I finally got around to reading The Mythical Man Month (MMM), a famous book on large-scale software development projects (think operating systems) written in 1975, revised in 1995, and still strikingly relevant today in the neighboring field of building and managing massive networks. While multiple points land directly on those of us working on massive networks, I’d like to focus on the idea of a single, master architect.
I grew up in America. I live and work there now. While there are incredible hierarchies in every direction, as a culture we’re pretty uncomfortable with overtly placing ourselves in them. When there’s a team of four people of similar competence building a network, generally they respect each other’s autonomy and avoid dictating to each other. Some folks have no problem telling their peers that they’ve made a mistake, even on a public email thread or in a meeting, but they’re usually the ones propping up the stereotype of the computer geek with terrible people skills, and often poor hygiene. So I’m discounting them as outliers.
The benefit of cordiality is you get a team that functions well together. The price is you end up with a lot of small disparities that I call “cruft.” Some examples of cruft:
- BGP policies applied using route-maps in some places, distribute-lists in others.
- Names of objects slightly different everywhere, some in all uppercase, some all lower, some mixed.
- Settings for non-essential things like syslog applied haphazardly.
- Wild disparities in port/neighbor descriptions, with some giving details like circuit IDs, others saying, “BGP neighbor”.
These discrepancies result from multiple people, knowledgeable and otherwise, deciding on the spot how to address a micro problem. Taken individually each choice may be perfectly reasonable; taken together the effect is chaotic, and since the one thing cruft does best is accrue over time, it never gets better without significant work. You log into a switch and have no reasonable ability to predict what you’ll see beyond the basics that allowed you to log in. In soft terms it’s frustrating and jarring to work in networks run like this; in hard terms it costs you time, and therefore money, to fix anything because you’re constantly looking things up and examining the context. Any complex change to a network, like migrating customers to MPLS, is now even riskier. Often you can’t tell if a feature is set up deliberately and for good cause, or if it accidentally fell into place years ago for no apparent reason.

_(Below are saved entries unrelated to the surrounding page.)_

template <int MF>
__device__ __forceinline__ uint32_t plan_one(const GenArgs& a, PairPlan* __restrict__ plans,
                                             int64_t p, int32_t* __restrict__ keys,
                                             int32_t* __restrict__ hist,
                                             int32_t* __restrict__ tick,
                                             uint64_t* __restrict__ lab64, uint32_t epoch,
                                             int2* __restrict__ pairs2) {
    const int64_t c0 = 2 * p, c1 = 2 * p + 1;
    const bool has1 = c1 < a.nc;
    const int m = a.nobj;
    const uint32_t np = (uint32_t)a.np;
    int32_t s[2];
    constexpr int TM = MF == 1 ? 8 : 4;
    bool fast = a.sel == DM_SEL_TOURNAMENT && (MF == 1 ? m == 1 : (m >= 2 && m <= MF)) &&
                a.tournsize >= 1 && a.tournsize <= TM;
    double fw[2] = {0.0, 0.0};
    uint8_t vw[2] = {1, 1};
    if (fast && MF > 1) {
        const int t = a.tournsize;
        int32_t kk[2][TM];
        double ff[2][TM][MF];
#pragma unroll
        for (int h = 0; h < 2; ++h) {
            const uint32_t c = (uint32_t)(h ? c1 : c0);
            u32x4 w{};
#pragma unroll
            for (int j = 0; j < TM; ++j) {
                if (j < t && (h == 0 || has1)) {
                    if (!(j & 1)) w = a.rng(ST_SEL, c, (uint32_t)(j >> 1));
                    kk[h][j] = (int32_t)((j & 1) ? bounded64(w.z, w.w, np) : bounded64(w.x, w.y, np));
// ... 128 lines not shown
    } else {
        if (!cx && !(fl & PF_MUT0)) vw[0] = a.pvalid[s[0]];
        if (has1 && !cx && !(fl & PF_MUT1)) vw[1] = a.pvalid[s[1]];
        if (!has1) {
            vw[1] = vw[0];
            fw[1] = fw[0];
        }
    }
    if (cx || (fl & PF_MUT0) || !vw[0]) fl |= PF_INV0;
    if (has1 && (cx || (fl & PF_MUT1) || !vw[1])) fl |= PF_INV1;
    PairPlan pl;
    pl.s0 = s[0];
    pl.s1 = s[1];
    pl.cuts = cuts;
    pl.flags = fl;
    pl.f0 = fw[0];
    pl.f1 = fw[1];
    plans[p] = pl;
    if (keys && tick) {
        const int32_t key = pl.f1 > pl.f0 ? s[1] : s[0];
        keys[p] = key;
        tick[p] = atomicAdd(hist + key, 1);
    } else if (lab64) {
        if (pairs2) pairs2[p] = make_int2(s[0], s[1]);
        if (has1 && s[0] != s[1]) lab_lower(lab64, max(s[0], s[1]), min(s[0], s[1]), epoch);
    } else if (hist) {
        atomicAdd(hist + s[0], 1);
        if (has1) atomicAdd(hist + s[1], 1);
    }
    return fl;
}

template <int MF>
__global__ __launch_bounds__(256) void pair_plan_kernel(GenArgs a, PairPlan* __restrict__ plans,
                                                        long long* __restrict__ count_evals,
                                                        int32_t* __restrict__ keys,
                                                        int32_t* __restrict__ hist,
                                                        int32_t* __restrict__ tick,
                                                        uint64_t* __restrict__ lab64,
                                                        uint32_t epoch,
                                                        int2* __restrict__ pairs2,
                                                        int32_t* __restrict__ zero, int64_t nzero) {
    const int64_t p = (int64_t)blockIdx.x * blockDim.x + threadIdx.x;
    const int64_t npairs = (a.nc + 1) / 2;
    if (zero)
        for (int64_t i = p; i < nzero; i += (int64_t)gridDim.x * blockDim.x) zero[i] = 0;
    if (count_evals) {
        __shared__ int32_t wave_evals[4];
        uint32_t fl = 0;
        if (p < npairs) fl = plan_one<MF>(a, plans, p, keys, hist, tick, lab64, epoch, pairs2);
        const int32_t cnt = __popcll(__ballot((fl & PF_INV0) != 0)) +
                            __popcll(__ballot((fl & PF_INV1) != 0));
        if ((threadIdx.x & 63) == 0) wave_evals[threadIdx.x >> 6] = cnt;
        __syncthreads();
        if (threadIdx.x == 0)
            evals_fold(count_evals, a.nevals,
                       (long long)wave_evals[0] + wave_evals[1] + wave_evals[2] + wave_evals[3]);
        return;
    }
    if (p < npairs) plan_one<MF>(a, plans, p, keys, hist, tick, lab64, epoch, pairs2);
}

void launch_pair_plans(const GenArgs& a, PairPlan* plans, long long* count_evals, hipStream_t s,
                       int32_t* keys, int32_t* hist, int32_t* tick, uint64_t* lab64,
                       uint32_t epoch, int2* pairs2, int32_t* zero, int64_t nzero) {
    const int64_t npairs = (a.nc + 1) / 2;
    const dim3 grid((unsigned)((npairs + 255) / 256));
    if (a.nobj >= 2 && a.nobj <= 3)
        pair_plan_kernel<3><<<grid, 256, 0, s>>>(a, plans, count_evals, keys, hist, tick, lab64, epoch,
                                                 pairs2, zero, nzero);
    else
        pair_plan_kernel<1><<<grid, 256, 0, s>>>(a, plans, count_evals, keys, hist, tick, lab64, epoch,
                                                 pairs2, zero, nzero);
}

__global__ __launch_bounds__(256) void plan_order_kernel(const PairPlan* __restrict__ plans,
                                                         const int32_t* __restrict__ keys,
                                                         const int32_t* __restrict__ tick,
                                                         const int32_t* __restrict__ start,
                                                         PairPlan* __restrict__ ordered,
                                                         int64_t npairs) {
    const int64_t p = (int64_t)blockIdx.x * blockDim.x + threadIdx.x;
    if (p >= npairs) return;
    PairPlan pl = plans[p];
    pl.flags |= (uint32_t)p << PF_PAIR_SHIFT;
    ordered[start[keys[p]] + tick[p]] = pl;
}

__global__ __launch_bounds__(256) void plan_degree_key_kernel(const PairPlan* __restrict__ plans,
                                                              const int2* __restrict__ pairs2,
                                                              const int32_t* __restrict__ deg,
                                                              const uint64_t* __restrict__ lab64,
                                                              uint32_t epoch, int jump,
                                                              int32_t* __restrict__ keys,
                                                              int32_t* __restrict__ tick,
                                                              int32_t* __restrict__ hist2,
// ... 6 lines not shown
    if (lab64) {
        const int32_t l0 = lab_of(lab64, s0, epoch), l1 = lab_of(lab64, s1, epoch);
        bin = min(l0, l1);
        if (jump) bin = min(bin, min(lab_of(lab64, l0, epoch), lab_of(lab64, l1, epoch)));
    } else {
        bin = deg[s1] > deg[s0] ? s1 : s0;
    }
    keys[p] = bin;
    tick[p] = atomicAdd(hist2 + bin, 1);
}
void launch_plan_degree_keys(const PairPlan* plans, const int2* pairs2, const int32_t* deg,
                             const uint64_t* lab64, uint32_t epoch, bool jump, int32_t* keys,
                             int32_t* tick, int32_t* hist2, int64_t npairs, hipStream_t s) {
    plan_degree_key_kernel<<<dim3((unsigned)((npairs + 255) / 256)), 256, 0, s>>>(
        plans, pairs2, deg, lab64, epoch, jump ? 1 : 0, keys, tick, hist2, npairs);
}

Fortunately a bit of fascism can fix this. As MMM describes, complex software products need a continuity that can only come from one mind, or a tiny group of tightly coordinating minds. This is the architect, and in projects of great complexity we’re used to seeing them – not so much in that four-person team I described above.
But imagine someone brought up a new ISP link that used a distribute-list directly on the BGP peer, while every other link used route-maps. If the buck stops at one of those four geeks, he’ll rightly tell whoever brought it up to schedule a maintenance to move it over to the “right” method.

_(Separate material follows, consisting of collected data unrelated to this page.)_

class HostReadback:

    CHUNK = 1 << 20
    SLOTS = 8
    STREAMS = 2

    def __init__(self, device: torch.device, workers: int | None = None, chunk: int | None = None,
                 slots: int | None = None, streams: int | None = None):
        self._lib = N.load()
        self.device = device
        self.workers = readback_workers() if workers is None else int(workers)
        self.chunk = self.CHUNK if chunk is None else int(chunk)
        self.slots = self.SLOTS if slots is None else int(slots)
        self.streams = self.STREAMS if streams is None else int(streams)
        rb = C.c_void_p()
        with torch.cuda.device(device):
            N.check(self._lib.mppi_readback_create(device.index, self.workers, self.slots, self.chunk, self.streams,
                                                   C.byref(rb)), "mppi_readback_create")
        self._rb = rb

    def run(self, src: torch.Tensor, dst: np.ndarray) -> np.ndarray:
        if not (src.dtype == torch.float32 and src.is_contiguous() and src.device == self.device
                and dst.dtype == np.float64 and dst.flags.c_contiguous and dst.flags.writeable
                and dst.size == src.numel()):
            raise ValueError("HostReadback.run: a contiguous fp32 device tensor into a writable C-contiguous "
                             "fp64 array of the same size")
        N.check(self._lib.mppi_readback_run(self._rb, C.c_void_p(_raw_stream(self.device.index)),
                                            C.c_void_p(src.data_ptr()), C.c_void_p(dst.ctypes.data), src.numel()),
                "mppi_readback_run")
        return dst

    def close(self) -> None:
        if getattr(self, "_rb", None):
            self._lib.mppi_readback_destroy(self._rb)
            self._rb = None

    def __del__(self):
        try:
            self.close()
        except Exception:
            pass


class NpDeviceStream:

    def __init__(self, device: torch.device):
        from . import hostrng
        self._lib = N.load()
        self.device = device
        params = hostrng.log_params()
        if params is None:
            raise RuntimeError("the device NumPy draw needs libm's log constants (hostrng.log_params)")
        self._params = params
        ctx = C.c_void_p()
        with torch.cuda.device(device):
            N.check(self._lib.mppi_np_ctx_create(device.index, params.ctypes.data, C.byref(ctx)), "mppi_np_ctx_create")
        self._ctx = ctx
        self._jumps = (0, 0)
        self._st = N.NpStateC()
        self._st_ref = C.byref(self._st)
        self._key_addr = C.addressof(self._st.key)
        self._P, self._ns = C.c_int(), C.c_int()
        self._P_ref, self._ns_ref = C.byref(self._P), C.byref(self._ns)
        self._targets = {}
        self.draws = 0
        self.retries = 0

    def close(self) -> None:
        if getattr(self, "_ctx", None):
            self._lib.mppi_np_ctx_destroy(self._ctx)
            self._ctx = None

    def __del__(self):
        try:
            self.close()
        except Exception:
            pass

    def draw(self, state, shape, plan, out: torch.Tensor, stream, k_offset: int, K_local: int, strides) -> None:
        K, T, du = shape
        n = K * T * du
        pos, has_gauss = int(state[2]), int(state[3])
        N.check(self._lib.mppi_np_plan(self._ctx, n, pos, has_gauss, self._P_ref, self._ns_ref), "mppi_np_plan")
        P, ns = self._P.value, self._ns.value
        if self._jumps[0] != P or self._jumps[1] < ns:
            from . import hostrng
            polys = hostrng.jump_polys(P, ns)
            if polys is None:
                raise RuntimeError("MT19937 jump polynomials unavailable")
            polys = np.ascontiguousarray(polys)
            N.check(self._lib.mppi_np_set_jumps(self._ctx, P, ns, polys.ctypes.data if polys.size else None,
                                                N.NP_POLY_WORDS), "mppi_np_set_jumps")
            self._jumps = (P, ns)
        st = self._st
        key = state[1]
        if not (isinstance(key, np.ndarray) and key.dtype == np.uint32 and key.flags.c_contiguous and key.size == 624):
            key = np.ascontiguousarray(key, dtype=np.uint32)
        C.memmove(self._key_addr, key.ctypes.data, 624 * 4)
        st.pos, st.has_gauss, st.gauss = pos, has_gauss, float(state[4])
        ck = (K, T, du, out.data_ptr(), int(k_offset), int(K_local), tuple(int(x) for x in strides))
        hit = self._targets.get(ck)
        if hit is None or hit[0] is not plan:
            t = N.NpTargetC()
            t.out_dev = out.data_ptr()
            t.K, t.T, t.du, t.k_offset, t.K_local = K, T, du, int(k_offset), int(K_local)
            t.stride_t, t.stride_k, t.stride_d = ck[6]
            src, scale, mean = plan[:3]
            for d in range(du):
                t.src[d], t.scale[d], t.mean[d] = int(src[d]), float(scale[d]), float(mean[d])
            mat = plan[4] if len(plan) > 4 else None
            t.dot2 = 0 if mat is None else 1
            if mat is not None:
                for i, v in enumerate(np.asarray(mat, dtype=np.float64).ravel()):
                    t.mat[i] = float(v)
            if len(self._targets) >= 8:
                self._targets.clear()
            hit = (plan, t, C.byref(t))
            self._targets[ck] = hit
        N.check(self._lib.mppi_np_draw(self._ctx, C.c_void_p(stream), self._st_ref, n, hit[2]), "mppi_np_draw")
        self.draws += 1

    def result(self):
        st = self._st
        rc = self._lib.mppi_np_draw_result(self._ctx, C.byref(st))
        if rc == N.MPPI_E_RETRY:
            self.retries += 1
            return None
        N.check(rc, "mppi_np_draw_result")
        key = np.frombuffer(st.key, dtype=np.uint32).copy()
        return ("MT19937", key, st.pos, st.has_gauss, st.gauss)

This brings up another point – unless the “right” way is clearly inferior, the continuity is more important than what’s nagging at you. Most complicated solutions have multiple, debatable methods of achieving them. At some point the debate needs to stop and you might lose. It happens, and practicing civil disobedience unravels scalability.
Finally, the details matter. I mentioned upper- versus lower-case above for a reason. As networks grow increasingly complex, we grow automation tools to manage that complexity. So while it might just be annoying today that you have to search a configuration multiple times for a prefix-list named “default-route”, “DEFAULT-ROUTE”, “DEFAULT_ROUTE”, etcetera, when it comes time to automate some tasks, this lack of continuity is something you’ll either have to go back and correct, or account for in the software by making it more complex. Wouldn’t it be easier to have someone flatly state which way to do it before it’s done?